Angebote für junge Menschen von 6 bis 27
Die Angebote der offenen Kinder- und Jugendhilfe richten sich an Kinder, Jugendliche und junge Erwachsene im Alter von 6 bis 27 Jahren. Veranstaltungen werden zielgruppenspezifisch geplant, die Öffnungszeiten nach Altersgruppen gestaffelt.
Finanziert wird die Arbeit durch einen Grundbetrag, der regelmäßig fließt, sowie Projektmittel, die von den Jugendverbänden beantragt werden können. Dabei gibt es unterschiedliche Töpfe von Stadt und Land.
Die Finanzierung sei, grob zusammengefasst, wie folgt geregelt: Es werde ein fester jährlicher Grundbetrag bereitgestellt, darüber hinaus sei die Beantragung von Projektmitteln möglich. In Essen sei besagter Grundbetrag allerdings seit 2009 nicht mehr ausreichend erhöht worden, während die Kosten drastisch gestiegen seien: für Mieten, für Energie, für Personal, für Lebensmittel.
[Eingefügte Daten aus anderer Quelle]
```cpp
template <class C>
struct KeyLoader {
    typedef typename C::Fr Fr;
    typedef typename C::Fq Fq;
    typedef typename C::Fq2 Fq2;
    typedef typename C::G1A G1A;
    typedef typename C::G2A G2A;
    typedef typename C::G1X G1X;
    typedef typename C::G2X G2X;
    static constexpr int L = Fq::N / 2;

    struct LoadScratch {
        void* park = nullptr;
        size_t park_bytes = 0;
        struct Staged { void* p; hipEvent_t built; };
        std::vector<Staged> staged;
        void reap(bool wait) {
            size_t keep = 0;
            for (Staged& st : staged) {
                if (wait ? ((void)hipEventSynchronize(st.built), true) : hipEventQuery(st.built) == hipSuccess) {
                    (void)hipFree(st.p);
                    (void)hipEventDestroy(st.built);
                } else {
                    staged[keep++] = st;
                }
            }
            staged.resize(keep);
        }
        void release() {
            reap(true);
            (void)hipFree(park);
            park = nullptr;
            park_bytes = 0;
        }
        int alloc(void** out, size_t bytes) {
            if (hipMalloc(out, bytes) == hipSuccess) return G16_OK;
            (void)hipGetLastError();
            if (staged.empty()) return G16_ERR_OOM;
            reap(true);
            return hipMalloc(out, bytes) == hipSuccess ? G16_OK : G16_ERR_OOM;
        }
    };

    template <class F>
    static int load_query(g16_ctx* ctx, const g16_query& q, bool dev_ptrs, int c, Affine<F>** out, LoadScratch& ls) {
        typedef Affine<F> P;
        *out = nullptr;
        if (q.count == 0) return G16_OK;
        if (!q.points) return G16_ERR_BAD_ARG;
        if (c == 0) {
            if (hipMalloc((void**)out, q.count * sizeof(P)) != hipSuccess) return G16_ERR_OOM;
            G16_HIP_TRY(hipMemcpyAsync(*out, q.points, q.count * sizeof(P), dev_ptrs ? hipMemcpyDeviceToDevice : hipMemcpyHostToDevice,
                                       ctx->stream));
            return convert_bases<F>(*out, q.count, ctx->stream);
        }
        uint32_t modw[Fr::N];
        for (int i = 0; i < Fr::N; ++i) modw[i] = Fr::Params::mod(i);
        const int W = msm_plan_windows(c, Fr::Params::BITS, modw, Fr::N);
        if (W <= 0) return G16_ERR_INTERNAL;
        const char* cap = getenv("G16_PK_TABLE_BUDGET_MB");
        if (cap && (double)q.count * sizeof(P) * W > atof(cap) * 1048576.0) return G16_ERR_OOM;
        if (ls.alloc((void**)out, q.count * sizeof(P) * (size_t)W) != G16_OK) return G16_ERR_OOM;
        const P* src = reinterpret_cast<const P*>(q.points);
        P* staged = nullptr;
        if (!dev_ptrs) {
            if (ls.alloc((void**)&staged, q.count * sizeof(P)) != G16_OK) return G16_ERR_OOM;
            G16_HIP_TRY(hipMemcpyAsync(staged, q.points, q.count * sizeof(P), hipMemcpyHostToDevice, ctx->stream));
            src = staged;
        }
        const size_t need = window_table_park_bytes<F>(q.count, W);
        if (need > ls.park_bytes) {
            if (ls.park) {
                G16_HIP_TRY(hipStreamSynchronize(ctx->stream));
                (void)hipFree(ls.park);
                ls.park = nullptr;
                ls.park_bytes = 0;
            }
            if (ls.alloc(&ls.park, need) != G16_OK) { if (staged) (void)hipFree(staged); return G16_ERR_OOM; }
            ls.park_bytes = need;
        }
        const int rc = build_window_tables<F>(src, q.count, c, W, *out, ctx->stream, ls.park);
        if (staged) {
            hipEvent_t ev = nullptr;
            if (hipEventCreateWithFlags(&ev, hipEventDisableTiming) != hipSuccess || hipEventRecord(ev, ctx->stream) != hipSuccess) {
                (void)hipStreamSynchronize(ctx->stream);
                (void)hipFree(staged);
                if (ev) (void)hipEventDestroy(ev);
            } else {
                ls.staged.push_back({staged, ev});
            }
        }
        return rc;
    }

    static void pk_free(DevicePk<C>* p) {
        if (!p) return;
        (void)hipFree(p->a); (void)hipFree(p->b_g1); (void)hipFree(p->b_g2); (void)hipFree(p->h); (void)hipFree(p->l);
        delete p;
    }

    static int pk_load(g16_ctx* ctx, const g16_pk_view* v, g16_pk** out, int shard_n = 1, int shard_r = 0) {
        if (!v->alpha_g1 || !v->beta_g1 || !v->delta_g1 || !v->beta_g2 || !v->delta_g2 || !v->a_query0 || !v->b_g1_query0 ||
            !v->b_g2_query0)
            return G16_ERR_BAD_ARG;
        DevicePk<C>* p = new (std::nothrow) DevicePk<C>();
        if (!p) return G16_ERR_OOM;
        p->glue->alpha_g1 = load_pod<G1A>(v->alpha_g1);
        p->glue->beta_g1 = load_pod<G1A>(v->beta_g1);
        p->glue->delta_g1 = load_pod<G1A>(v->delta_g1);
        p->glue->beta_g2 = load_pod<G2A>(v->beta_g2);
        p->glue->delta_g2 = load_pod<G2A>(v->delta_g2);
        p->glue->a_query0 = load_pod<G1A>(v->a_query0);
        p->glue->b_g1_query0 = load_pod<G1A>(v->b_g1_query0);
        p->glue->b_g2_query0 = load_pod<G2A>(v->b_g2_query0);
        const bool dev = (v->flags & G16_PK_DEVICE_PTRS) != 0;
        int rc = G16_OK;
        uint32_t modw[Fr::N];
        for (int i = 0; i < Fr::N; ++i) modw[i] = Fr::Params::mod(i);
        const uint64_t nz = std::max(std::max(v->a.count, v->b_g1.count), std::max(v->b_g2.count, v->l.count));
        if (std::max(nz, (uint64_t)v->h.count) >= ((uint64_t)1 << 27)) {
            delete p;
            g_last_error = "a proving-key shard holds 2^27 or more points of one query: shard it over more ranks";
            return G16_ERR_BAD_LENGTH;
        }
        p->c_z = merged_window_bits(nz, Fr::Params::BITS, modw, Fr::N);
        p->c_h = merged_window_bits(v->h.count, Fr::Params::BITS, modw, Fr::N);
        if (v->h.count == 0) p->c_h = p->c_z;
        if (nz == 0) p->c_z = p->c_h;
        if (p->c_z == 0 || p->c_h == 0) {
            const char* e = getenv("G16_MSM_PRECOMP");
            p->table_fallback = (nz || v->h.count) ? ((e && atoi(e) == 0) ? 1 : 2) : 0;
            p->c_z = p->c_h = 0;
        }
        p->shard_n = shard_n;
        p->shard_r = shard_r;
        if (shard_n > 1) {
            if (v->a.start || v->b_g1.start || v->b_g2.start || v->h.start || v->l.start) {
                delete p;
                g_last_error = "a bucket-space shard is loaded from the WHOLE key (every query.start == 0): the ranks divide the buckets, not the bases";
                return G16_ERR_BAD_ARG;
            }
            if (p->c_z == 0) {
                delete p;
                g_last_error = "a bucket-space shard needs the key's window tables (merged windows): G16_MSM_PRECOMP=0 or an over-long query rules them out";
                return G16_ERR_BAD_ARG;
            }
        }
        LoadScratch ls;
        for (int attempt = 0; attempt < 2; ++attempt) {
            const int cz = p->c_z, ch = p->c_h;
            if ((rc = load_query<Fq2>(ctx, v->b_g2, dev, cz, &p->b_g2, ls)) || (rc = load_query<Fq>(ctx, v->a, dev, cz, &p->a, ls)) ||
                (rc = load_query<Fq>(ctx, v->b_g1, dev, cz, &p->b_g1, ls)) || (rc = load_query<Fq>(ctx, v->l, dev, cz, &p->l, ls)) ||
                (rc = load_query<Fq>(ctx, v->h, dev, ch, &p->h, ls))) {
                (void)hipStreamSynchronize(ctx->stream);
                ls.release();
                (void)hipFree(p->a); (void)hipFree(p->b_g1); (void)hipFree(p->b_g2); (void)hipFree(p->h); (void)hipFree(p->l);
                p->a = p->b_g1 = p->h = p->l = nullptr;
                p->b_g2 = nullptr;
                if (rc == G16_ERR_OOM && cz != 0 && shard_n <= 1) {
                    (void)hipGetLastError();
                    p->c_z = p->c_h = 0;
                    p->table_fallback = 3;
                    continue;
                }
                if (rc == G16_ERR_OOM && shard_n > 1)
                    g_last_error = "the whole key's window tables do not fit on this GPU: a bucket-space shard cannot be held (use base-range shards)";
                pk_free(p);
                return rc;
            }
            break;
        }
        p->a_start = v->a.start; p->a_count = v->a.count;
        p->b_g1_start = v->b_g1.start; p->b_g1_count = v->b_g1.count;
        p->b_g2_start = v->b_g2.start; p->b_g2_count = v->b_g2.count;
        p->h_start = v->h.start; p->h_count = v->h.count;
        p->l_start = v->l.start; p->l_count = v->l.count;
        {
            const uint64_t rows_z = p->c_z ? (uint64_t)msm_plan_windows(p->c_z, Fr::Params::BITS, modw, Fr::N) : 1;
            const uint64_t rows_h = p->c_h ? (uint64_t)msm_plan_windows(p->c_h, Fr::Params::BITS, modw, Fr::N) : 1;
            p->table_bytes = rows_z * ((v->a.count + v->b_g1.count + v->l.count) * sizeof(G1A) + v->b_g2.count * sizeof(G2A)) +
                             rows_h * v->h.count * sizeof(G1A);
        }
        const bool load_ok = hipStreamSynchronize(ctx->stream) == hipSuccess;
        ls.release();
        if (!load_ok) { pk_free(p); return G16_ERR_HIP; }
        g16_pk* h = new (std::nothrow) g16_pk{C::CURVE_ID, ctx, p};
        if (!h) { pk_free(p); return G16_ERR_OOM; }
        *out = h;
        return G16_OK;
    }

    static void circuit_free(DeviceCircuit<C>* dc) {
        if (!dc) return;
        for (int m = 0; m < 3; ++m) { (void)hipFree(dc->row_ptr[m]); (void)hipFree(dc->col[m]); (void)hipFree(dc->val[m]); }
        domain_destroy<C>(dc->dom);
        delete dc;
    }

    static int circuit_load(g16_ctx* ctx, const g16_csr_view abc[3], uint64_t num_inputs, uint64_t num_constraints, uint64_t num_variables,
                            g16_circuit** out) {
        if (num_inputs == 0 || num_variables < num_inputs) return G16_ERR_BAD_LENGTH;
        const uint64_t need = num_constraints + num_inputs;
        int log_n = 0;
        while (((uint64_t)1 << log_n) < need) {
            ++log_n;
            if (log_n > 40) return G16_ERR_DEGREE_TOO_LARGE;
        }
        if (log_n > C::TWO_ADICITY) return G16_ERR_DEGREE_TOO_LARGE;
        if (log_n > 30) return G16_ERR_DEGREE_TOO_LARGE;
        DeviceCircuit<C>* dc = new (std::nothrow) DeviceCircuit<C>();
        if (!dc) return G16_ERR_OOM;
        dc->num_inputs = num_inputs;
        dc->num_constraints = num_constraints;
        dc->num_variables = num_variables;
        auto fail = [&](int code) { circuit_free(dc); return code; };
        for (int m = 0; m < 3; ++m) {
            if (!abc[m].row_ptr) return fail(G16_ERR_BAD_ARG);
            if (abc[m].row_ptr[0] != 0) return fail(G16_ERR_BAD_LENGTH);
            for (uint64_t i = 0; i < num_constraints; ++i)
                if (abc[m].row_ptr[i] > abc[m].row_ptr[i + 1]) return fail(G16_ERR_BAD_LENGTH);
            const uint64_t nnz = abc[m].row_ptr[num_constraints];
            dc->nnz[m] = nnz;
            if (nnz && (!abc[m].col || !abc[m].val)) return fail(G16_ERR_BAD_ARG);
            for (uint64_t k = 0; k < nnz; ++k)
                if (abc[m].col[k] >= num_variables) return fail(G16_ERR_BAD_LENGTH);
            if (hipMalloc((void**)&dc->row_ptr[m], (num_constraints + 1) * sizeof(uint64_t)) != hipSuccess) return fail(G16_ERR_OOM);
            if (hipMalloc((void**)&dc->col[m], (nnz ? nnz : 1) * sizeof(uint32_t)) != hipSuccess) return fail(G16_ERR_OOM);
            if (hipMalloc((void**)&dc->val[m], (nnz ? nnz : 1) * sizeof(Fr)) != hipSuccess) return fail(G16_ERR_OOM);
            if (hipMemcpyAsync(dc->row_ptr[m], abc[m].row_ptr, (num_constraints + 1) * sizeof(uint64_t), hipMemcpyHostToDevice, ctx->stream) !=
                hipSuccess)
                return fail(G16_ERR_HIP);
            if (nnz) {
                if (hipMemcpyAsync(dc->col[m], abc[m].col, nnz * sizeof(uint32_t), hipMemcpyHostToDevice, ctx->stream) != hipSuccess)
                    return fail(G16_ERR_HIP);
                if (hipMemcpyAsync(dc->val[m], abc[m].val, nnz * sizeof(Fr), hipMemcpyHostToDevice, ctx->stream) != hipSuccess)
                    return fail(G16_ERR_HIP);
            }
        }
        {
            constexpr int ZC = DeviceCircuit<C>::Z_CHUNKS;
            const uint64_t n_dom = (uint64_t)1 << log_n;
            uint64_t run = 0;
            for (int k = 0; k < ZC; ++k) {
                const uint64_t r_lo = n_dom * (uint64_t)k / ZC, r_hi = n_dom * (uint64_t)(k + 1) / ZC;
                for (int m = 0; m < 3; ++m) {
                    const uint64_t a = std::min(r_lo, num_constraints), b = std::min(r_hi, num_constraints);
                    for (uint64_t e = abc[m].row_ptr[a]; e < abc[m].row_ptr[b]; ++e) run = std::max<uint64_t>(run, abc[m].col[e]);
                }
                if (r_hi > num_constraints && num_inputs) run = std::max(run, std::min(r_hi - num_constraints, num_inputs) - 1);
                dc->need_col[k] = run;
            }
        }
        int rc = mark_unit_coefficients<C>(dc, ctx->stream);
        if (rc) return fail(rc);
        rc = domain_create<C>(log_n, ctx->stream, &dc->dom);
        if (rc) return fail(rc);
        if (hipStreamSynchronize(ctx->stream) != hipSuccess) return fail(G16_ERR_HIP);
        g16_circuit* h = new (std::nothrow) g16_circuit{C::CURVE_ID, ctx, dc, (uint64_t)1 << log_n};
        if (!h) return fail(G16_ERR_OOM);
        *out = h;
        return G16_OK;
    }

};

}
```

Die notwendigen Ausgaben hätten sich kontinuierlich erhöht, was vielen Trägern in der Kinder- und Jugendarbeit zu schaffen mache. Vor allem kleine Jugendverbände würden zunehmend in Bedrängnis geraten. „Die offene Kinder- und Jugendarbeit in Essen ist seit Jahren drastisch unterfinanziert“, so Dia.
Zudem herrsche auch hier ein Fachkräftemangel. Qualifizierte Mitarbeiter und Mitarbeiterinnen seien eben nur schwer für eine Stelle zu begeistern, die aus Projektgeldern finanziert werde und demnach etwa auf ein Jahr befristet sei.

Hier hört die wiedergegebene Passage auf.